[[ Dataset, beginning ]]
# alex-petrenko/sample-factory

Measured on AMD Instinct MI355X. Metric: env-steps/sec (whole node), 4096 envs, 84x84x4 obs, higher is better.
Workload: dtype f32

## Files before the change

include/sf_hip.h:

```cpp
#ifndef SF_HIP_H
#define SF_HIP_H

#include <stdint.h>

#ifdef __cplusplus
extern "C" {
#endif

#define SF_OK 0
#define SF_ERR_ARG (-1)
#define SF_ERR_LAUNCH (-2)
#define SF_ERR_UNSUPPORTED (-3)
#define SF_MAX_ACTION_HEADS 64

const char *sf_last_error(void);
int sf_abi_version(void);

int sf_valid_mask(const int32_t *policy_id, const float *policy_version, uint8_t *valids, uint8_t *valids_flat,
                  float *actions, int num_actions, float *log_prob_actions, int E, int T, int my_policy_id,
                  int train_step, int max_policy_lag, int32_t *num_invalid, void *stream);

int sf_gae_returns(float *rewards, const uint8_t *dones, const uint8_t *time_outs, const float *values,
                   const uint8_t *valids, const double *rms_stats, int E, int T, float gamma, float gae_lambda,
                   int value_bootstrap, float *advantages, float *returns, void *stream);
// ... 35 lines not shown
    int32_t action_kind;
    int32_t dense_adv;
    int32_t num_heads;
    int32_t head_n[8];
    int32_t old_values_T;
} sf_loss_cfg;

int sf_ppo_loss(const float *params, int ld_params, const float *values, int ld_values, const float *actions,
                const float *old_logp, const float *old_params, const float *old_values, const float *adv,
                const float *targets, const uint8_t *valids, const int32_t *index, int64_t offset, int64_t n, int A,
                const sf_loss_cfg *h_cfg, const double *moments, double *sums, float *g_params, float *g_values,
                float *ratio_out ,
                void *stream);
int sf_ppo_loss_heads(const float *params, int ld_params, const float *values, int ld_values, const float *actions,
                      const float *old_logp, const float *old_params, const float *old_values, const float *adv,
                      const float *targets, const uint8_t *valids, const int32_t *index, int64_t offset, int64_t n, int A,
                      const sf_loss_cfg *h_cfg, const double *moments, double *sums, float *g_params, float *g_values,
                      float *ratio_out, const int32_t *head_n , int num_heads, void *stream);
int sf_ppo_loss_masked(const float *params, int ld_params, const float *values, int ld_values, const float *actions,
                       const float *old_logp, const float *old_params, const float *old_values, const float *adv,
                       const float *targets, const uint8_t *valids, const int32_t *index, int64_t offset, int64_t n, int A,
                       const sf_loss_cfg *h_cfg, const double *moments, double *sums, float *g_params, float *g_values,
                       float *ratio_out, const int32_t *head_n , int num_heads, const uint8_t *mask,
                       int64_t ld_mask, int mask_T, void *stream);
int sf_vtrace_masked(const float *params, int ld_params, const float *values, int ld_values, const float *actions,
                     const float *old_logp, const float *rewards, const uint8_t *dones, const int32_t *index,
                     int64_t offset, int64_t n, int A, int action_kind, int recurrence, float gamma, float rho_hat,
                     float c_hat, float *vs, float *adv, const int32_t *head_n , int num_heads,
                     const uint8_t *mask, int64_t ld_mask, int mask_T, void *stream);
int sf_consistency_loss(const float *params_t, const float *params_s, int ld_params, const float *values_t,
                        const float *values_s, int ld_values, const uint8_t *valids, const int32_t *index, int64_t offset,
                        int64_t n, int A, int action_kind, const int32_t *head_n , int num_heads,
                        float coeff_policy, float coeff_value, const double *moments, double *sums, float *g_params_s,
                        float *g_values_s, void *stream);
int sf_loss_scalars(const double *sums, const double *moments, const sf_loss_cfg *h_cfg, float *out, void *stream);
int sf_train_summaries(const uint8_t *valids, const float *ratio, const float *values, int ld_values,
                       const float *old_values, int old_values_T, const float *actions, int num_actions, const float *adv,
                       int dense_adv, const int32_t *policy_id, const float *policy_version, const float *action_logits,
                       int A, const int32_t *index, int64_t offset, int64_t n, int my_policy_id, int train_step,
                       float clip_ratio, const float *exp_avg_sq, int64_t P, double *out, void *stream);
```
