@dataclass
class HMCKernel(MetropolisKernel):
    event_size: int
    n_leapfrog_steps: int = 20

    def __repr__(self):
        return (f'log step: {math.log(self.step_size):.2f}, '
                f'leapfrogs: {self.n_leapfrog_steps}, '
                f'mass norm: {torch.max(torch.abs(self.inv_mass_diag)):.2f}')


@dataclass
class HMCParameters(MetropolisParameters):
    pass


class TargetFailure(Exception):
    """The target raised ValueError: the reference's failure channel (langevin.py:111-114, hmc.py:117-120,
    mh.py:63-66): every chain rejects this step and the step counts as ONE divergence."""


def _guarded(fn, *args):
    try:
        return fn(*args)
    except hip.NfmcArgumentError:
        raise
    except ValueError as e:
        raise TargetFailure(str(e)) from e


def _value_and_grad(target, x, event_shape):
    with torch.enable_grad():
        xr = x.detach().reshape(x.shape[0], *event_shape).clone().requires_grad_(True)
        u = target(xr)
        g, = torch.autograd.grad(u.sum(), xr)
    return u.detach().reshape(-1).float().contiguous(), g.detach().reshape(x.shape).float().contiguous()


class MCMCSampler(Sampler):

    def __init__(self, event_shape, target, kernel: MCMCKernel, params: MCMCParameters,
                 data_transform=lambda v: v):
        super().__init__(event_shape, target, kernel, params)
        self.data_transform = data_transform

    @property
    def name(self):
        return "Generic MCMC"

    def propose(self, x: torch.Tensor) -> Tuple[torch.Tensor, torch.Tensor, int, int, int]:
        raise NotImplementedError

    def update_kernel(self, data: Dict[str, Any]):
        raise NotImplementedError

    def _launch(self, run: Run, pot, k, step0, samples, masks_out=None, log_ratio_out=None, jump=None, rng=None, tune=None):
        raise NotImplementedError

    def _counts(self, n, k):
        raise NotImplementedError

    def warmup(self, x0, show_progress: bool = True, time_limit_seconds=None) -> MCMCOutput:
        with torch.no_grad():
            warmup_copy = deepcopy(self)
        warmup_copy.params.tuning_mode()
        warmup_copy.params.n_iterations = self.params.n_warmup_iterations
        out = warmup_copy.sample(x0, show_progress=show_progress, time_limit_seconds=time_limit_seconds)
        self.kernel = warmup_copy.kernel
        new_params = warmup_copy.params
        new_params.n_iterations = self.params.n_iterations
        self.params = new_params
        self.params.sampling_mode()
        return out

    def sample(self, x0, show_progress: bool = True, time_limit_seconds=None) -> MCMCOutput:
        if self.params.tuning and int(getattr(self.params, 'tune_every', 1)) > hip.MAX_STEPS_PER_CALL:
            raise ValueError('tune_every must be at most %d, got %d'
                             % (hip.MAX_STEPS_PER_CALL, int(self.params.tune_every)))
        run = Run(self, x0)
        step0 = hip.WARMUP_STEP0 if self.params.tuning else 0
        n = run.n
        event_shape = run.event_shape
        out = MCMCOutput(event_shape, kernel=self.kernel, store_samples=self.params.store_samples,
                         max_samples=getattr(self.params, 'max_samples', None))
        out.statistics.data_transform = self.data_transform
        K = int(self.params.n_iterations)
        pot = resolve_target(self.target, event_shape, self.fuse, run.x, family='mcmc')
        store = run.sample_store(K)
        run.stats.zero_()
        self._n_divergences = 0
        t0 = time.time()
        done = 0
        label = f'{self.name} (tuning)' if self.params.tuning else self.name
        bar = progress(show_progress, total=K, desc=label)
        stepwise = self.params.tuning or pot is None
        limit = 1 if stepwise else (hip.MAX_STEPS_PER_CALL if time_limit_seconds is None and not show_progress else 32)
        tune = None
        if self.params.tuning:
            run.rounds = 10
        if (self.params.tuning and pot is not None and isinstance(self, MetropolisSampler)
                and (run.shard is None or run.shard.world == 1) and os.environ.get('NFMC_TUNE_DEVICE', '1') != '0'):
            tune = DeviceTuning(self, run)
            tune.every = max(1, int(getattr(self.params, 'tune_every', 1)))
            limit = hip.MAX_STEPS_PER_CALL if time_limit_seconds is None and not show_progress else max(32, tune.every)
            limit -= limit % tune.every
        while done < K:
            if run.time_is_up(t0, time_limit_seconds):
                break
            k = min(limit, K - done)
            if tune is not None:
                self._launch(run, pot, k, step0 + done, store, tune=tune)
            elif pot is not None:
                mask_buf = torch.empty(k, n, dtype=torch.uint8, device=run.dev) if self.params.tuning else None
                self._launch(run, pot, k, step0 + done, store, masks_out=mask_buf)
                mask = mask_buf[-1].bool() if mask_buf is not None else None
            else:
                mask = self._split_step(run, step0 + done, store)
            if self.params.tuning and tune is None:
                with torch.no_grad():
                    self.update_kernel({'x': run.x.reshape(n, *event_shape), 'mask': mask})
            done += k
            bar.update(k)
        bar.close()
        calls, grads = self._counts(n, done)
        run.finish(out, t0, n * done, store, n_target_calls=calls, n_target_gradient_calls=grads,
                   n_divergences=self._n_divergences)
        if tune is not None:
            tune.download(self.kernel)
        self._cur_run = None
        return out

    def _rejected_step(self, xf, n_calls, n_grads):
        n = xf.shape[0]
        self._last_log_ratio = torch.full((n,), -math.inf, dtype=torch.float32, device=xf.device)
        self._last_uniforms = None
        return xf, torch.zeros(n, dtype=torch.bool, device=xf.device), n_calls, n_grads, 1

    def _split_step(self, run: Run, step, sample_view):
        n, d = run.n, run.d
        self._cur_run, self._cur_step = run, step
        x_prime, mask_or_lr, n_calls, n_grads, n_divs = self.propose(run.x)
        self._n_divergences = getattr(self, '_n_divergences', 0) + int(n_divs)
        st = hip.NfmcSelectArgs()
        st.x, st.x_prime, st.n, st.d = hip.ptr(run.x), hip.ptr(x_prime), n, d
        st.n_carry = 0
        lr = self._last_log_ratio
        st.log_ratio = hip.ptr(lr) if lr is not None else None
        un = self._last_uniforms
        st.uniforms = hip.ptr(un) if un is not None else None
        st.rng = hip.make_rng(run.seed, run.chain_offset, step, rounds=run.rounds)
        st.rng_tag = hip.TAG_ACCEPT
        st.stats = run.stats.struct()
        mask = torch.empty(n, dtype=torch.uint8, device=run.dev)
        st.mask_out = hip.ptr(mask, torch.uint8)
        hip.check(hip.lib().nfmc_mh_accept_select_f32(C.byref(st), hip.stream()), 'nfmc_mh_accept_select_f32')
        if sample_view is not None:
            if hasattr(sample_view, 'add_dense'):
                sample_view.add_dense(run.x[None])
            else:
                sample_view[0].copy_(run.x)
        return mask.bool()
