@@ -184,6 +196,34 @@
                 if out[k] is not None:
                     out[k][:, idx[0]] = ret[k][0]
         return out
+
+    @staticmethod
+    def _fused_eval_applies(opt, pose, intr, depth_range):
+        if not bool(opt.render.get("fused_eval", True)) or not pose.is_cuda or len(pose) != 1 or torch.is_grad_enabled():
+            return False
+        if intr is None or depth_range is None or ops_render._track_act_max:
+            return False
+        return (ops.mlp_forward is ops_render.mlp_forward and ops.raygen is ops_render.raygen
+                and ops.composite_fwd is ops_render.composite_fwd)
+
+    def _render_eval_fused(self, opt, pose, intr, depth_range, object_mask, sample_idx):
+        HW, N, dev = opt.H * opt.W, opt.nerf.sample_intvs, pose.device
+        nerf = self.nerf
+        obj, slot, count = ops.mask_compact(object_mask.reshape(HW))
+        maps = ops.eval_maps(HW, N, bool(opt.render.get("per_sample", True)), dev)
+        precision = nerf.precision
+        ray_bias = ops.ray_bias_applies(precision, N, False, True)
+        packed = lat_t = lat_l = None
+        if count:
+            packed = nerf.packed_weights(precision, ray_bias=ray_bias)
+            lat_t, lat_l = self._eval_latents(opt, 1, sample_idx, dev)
+        step = self._slice_rays(opt)
+        for c in range(0, max(count, 1), step):
+            ops.render_eval_masked(packed, intr, pose, obj[c:c + step], slot, depth_range[0], depth_range[1], lat_t, lat_l, maps,
+                                   slot0=c, fill_defaults=c == 0, H=opt.H, W=opt.W, precision=precision,
+                                   min_uncert=opt.nerf.min_uncert, ray_bias=ray_bias, ndc=bool(opt.camera.ndc),
+                                   depth_param=self._depth_param(opt), **(self._jitter(opt, None) if count else {}))
+        return edict({k: maps[k] for k in RENDER_KEYS})
 
     def gather_patches(self, opt, var, disc_rgb=None):
         B = len(var.idx)
diff --git a/texpose_amd/ops/render.py b/texpose_amd/ops/render.py
--- a/texpose_amd/ops/render.py
+++ b/texpose_amd/ops/render.py
@@ -6,13 +6,14 @@
 from .._lib import (BOUNDS_AABB, BOUNDS_MAP, BOUNDS_NONE, CompositeArgs, CompositeBwdArgs, JITTER_GIVEN, JITTER_MID, MLP_F16, MLP_F16X3, MLP_FP32,
                     MlpBwdArgs, MlpFwdArgs, MlpWeights, PACK_ALL, PACK_F16, PACK_F16X3, PACK_HEADS, PACK_RAYBIAS, PACK_TRUNK, PIX_COORDS, PIX_INDEX,
                     PatchGatherArgs, RaygenArgs)
-from ._base import Tensor, _call, _f32, _float3, _on_tensor_device, _ptr
+from ._base import Tensor, _call, _f32, _float3, _on_tensor_device, _ptr, _want_gpu
 
 __all__ = ["DEPTH_PARAMS", "PRECISIONS", "F16_RANGE_PRECISIONS", "INFERENCE_ONLY_PRECISIONS", "COMPOSITE_RAY_FIELDS", "raygen", "aabb_intersect",
            "sample_depth", "packed_bytes", "pack_weights", "packed_t_bytes", "pack_heads_train", "_workspaces", "_workspace", "_status_words",
            "RANGE_MESSAGE", "mlp_status", "_act_max_words", "_track_act_max", "track_activation_max", "take_activation_max", "_act_max_ptr",
            "take_mlp_status", "check_mlp_status", "_status_polls", "poll_mlp_status", "mlp_forward", "ray_bias_applies", "_bwd_scratch",
-           "mlp_backward", "posenc", "_composite_args", "composite_fwd", "composite_bwd", "patch_gather", "eval_metrics", "render_eval", "_lattices",
+           "mlp_backward", "posenc", "_composite_args", "composite_fwd", "composite_bwd", "patch_gather", "eval_metrics", "render_eval", "mask_compact", "eval_maps", "eval_scatter",
+           "render_eval_masked", "_count_words", "_lattices",
            "patch_coords", "latent_rows_fwd", "latent_rows_bwd"]
 
 DEPTH_PARAMS = {"metric": _lib.DEPTH_METRIC, "inverse": _lib.DEPTH_INVERSE}
@@ -535,6 +536,117 @@
     return (out, alphas) if with_alphas else out
 
 
+_count_words: Dict[int, Tuple[Tensor, Tensor]] = {}
+
+
+@_on_tensor_device
+def mask_compact(mask: Tensor, read_count: bool = True):
+    mask = _f32(mask, "mask").reshape(-1)
+    HW, dev = mask.numel(), mask.device
+    key = dev.index or 0
+    if key not in _count_words:
+        _count_words[key] = (torch.zeros(1, dtype=torch.int32, device=dev), torch.zeros(1, dtype=torch.int32).pin_memory())
+    count, host = _count_words[key]
+    ray_idx = torch.empty(HW, dtype=torch.int64, device=dev)
+    slot = torch.empty(HW, dtype=torch.int32, device=dev)
+    ws = torch.empty(max(1, int(_lib.load().tp_mask_compact_workspace_bytes(HW)) // 4), dtype=torch.int32, device=dev)
+    _call("tp_mask_compact", mask.data_ptr(), HW, ray_idx.data_ptr(), slot.data_ptr(), count.data_ptr(), host.data_ptr() if read_count else None,
+          ws.data_ptr())
+    if not read_count:
+        return ray_idx, slot, count.clone()
+    torch.cuda.current_stream().synchronize()
+    n = int(host[0])
+    return ray_idx[:n], slot, n
+
+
[[ Dataset, end ]]
- _What you are asked to do_:
From the records above, extract exactly and only the lines that begin at the line with "self.params.tuning else self.name" and stop after the line with "stepwise = self.params.tuning".

- _Completed exercise_:
        label = f'{self.name} (tuning)' if self.params.tuning else self.name
        bar = progress(show_progress, total=K, desc=label)
        stepwise = self.params.tuning or pot is None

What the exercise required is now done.